> [Assignment] Whenever the word "chunks" shows up in a line of the data, copy that line.

> [Saved data entries]

diff --git a/checkm_b200/csrc/kernels_ensemble.cu b/checkm_b200/csrc/kernels_ensemble.cu
--- a/checkm_b200/csrc/kernels_ensemble.cu
+++ b/checkm_b200/csrc/kernels_ensemble.cu
@@ -427,14 +427,14 @@
   e->stats.kernel_launches++;
   job->envs.resize((size_t)nenv);
   job->cnt.resize(nm); job->need.resize((size_t)3 * nm);
-  CKM_CUDA(cudaMemcpyAsync(job->envs.data(), job->b_env.p, sizeof(Envelope) * job->envs.size(), cudaMemcpyDeviceToHost, st));
-  CKM_CUDA(cudaMemcpyAsync(job->cnt.data(), job->b_cnt.p, sizeof(int32_t) * nm, cudaMemcpyDeviceToHost, st));
-  CKM_CUDA(cudaMemcpyAsync(job->need.data(), job->b_need.p, sizeof(int32_t) * 3 * nm, cudaMemcpyDeviceToHost, st));
   return CKM_OK;
 }
 
 int ensembles_collect(EnsembleJob *job, cudaStream_t st, std::vector<std::vector<Envelope>> &out, std::vector<EnsembleCaps> &grow, int *n_over) {
-  cudaError_t err = cudaStreamSynchronize(st);
+  cudaError_t err = cudaMemcpyAsync(job->envs.data(), job->b_env.p, sizeof(Envelope) * job->envs.size(), cudaMemcpyDeviceToHost, st);
+  if (err == cudaSuccess) err = cudaMemcpyAsync(job->cnt.data(), job->b_cnt.p, sizeof(int32_t) * job->cnt.size(), cudaMemcpyDeviceToHost, st);
+  if (err == cudaSuccess) err = cudaMemcpyAsync(job->need.data(), job->b_need.p, sizeof(int32_t) * job->need.size(), cudaMemcpyDeviceToHost, st);
+  if (err == cudaSuccess) err = cudaStreamSynchronize(st);
   *n_over = 0;
   if (err == cudaSuccess) {
     out.assign((size_t)job->nm, {});
diff --git a/checkm_b200/csrc/search.cu b/checkm_b200/csrc/search.cu
--- a/checkm_b200/csrc/search.cu
+++ b/checkm_b200/csrc/search.cu
@@ -98,19 +98,53 @@
   }
   return fan_in(e);
 }
-template <class Launch> static int launch_class_runs(ckm_engine *e, const std::vector<int32_t> &order, const std::vector<int8_t> &cls, size_t b0, size_t b1, Launch launch) {
+static bool grouped_class(int c) { return c < N_BLK_CLASSES && blk_grouped(BLK_Q[c]); }
+struct ClassRun { int32_t ib = 0, ie = 0, cb = 0, ce = 0; };
+template <class Work>
+static void plan_runs(const std::vector<int32_t> &order, const std::vector<int8_t> &cls, const std::vector<int32_t> &model, Work work,
+                      size_t b0, size_t b1, bool group, std::vector<int2> &chunks, ClassRun *runs) {
+  for (int c = 0; c < ckm_engine::NCLS; ++c) runs[c] = ClassRun{};
+  for (size_t i = b0, r1; i < b1; i = r1) {
+    const int c = cls[order[i]];
+    for (r1 = i; r1 < b1 && cls[order[r1]] == c; ++r1) {}
+    ClassRun &r = runs[c];
+    r.ib = (int32_t)i; r.ie = (int32_t)r1; r.cb = (int32_t)chunks.size();
+    if (group && grouped_class(c)) {
+      for (size_t a = i, z; a < r1; a = z) {
+        for (z = a; z < r1 && z - a < (size_t)BLK_CHUNK && model[order[z]] == model[order[a]]; ++z) {}
+        chunks.push_back(make_int2((int32_t)a, (int32_t)z));
+      }
+      std::stable_sort(chunks.begin() + r.cb, chunks.end(), [&](int2 x, int2 y) { return work(order[x.x]) > work(order[y.x]); });
+    }
+    r.ce = (int32_t)chunks.size();
+  }
+}
+template <class Launch> static int launch_runs(ckm_engine *e, const ClassRun *runs, Launch launch) {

> [Solution for this task]
+                      size_t b0, size_t b1, bool group, std::vector<int2> &chunks, ClassRun *runs) {
+    r.ib = (int32_t)i; r.ie = (int32_t)r1; r.cb = (int32_t)chunks.size();
+        chunks.push_back(make_int2((int32_t)a, (int32_t)z));
+      std::stable_sort(chunks.begin() + r.cb, chunks.end(), [&](int2 x, int2 y) { return work(order[x.x]) > work(order[y.x]); });
+    r.ce = (int32_t)chunks.size();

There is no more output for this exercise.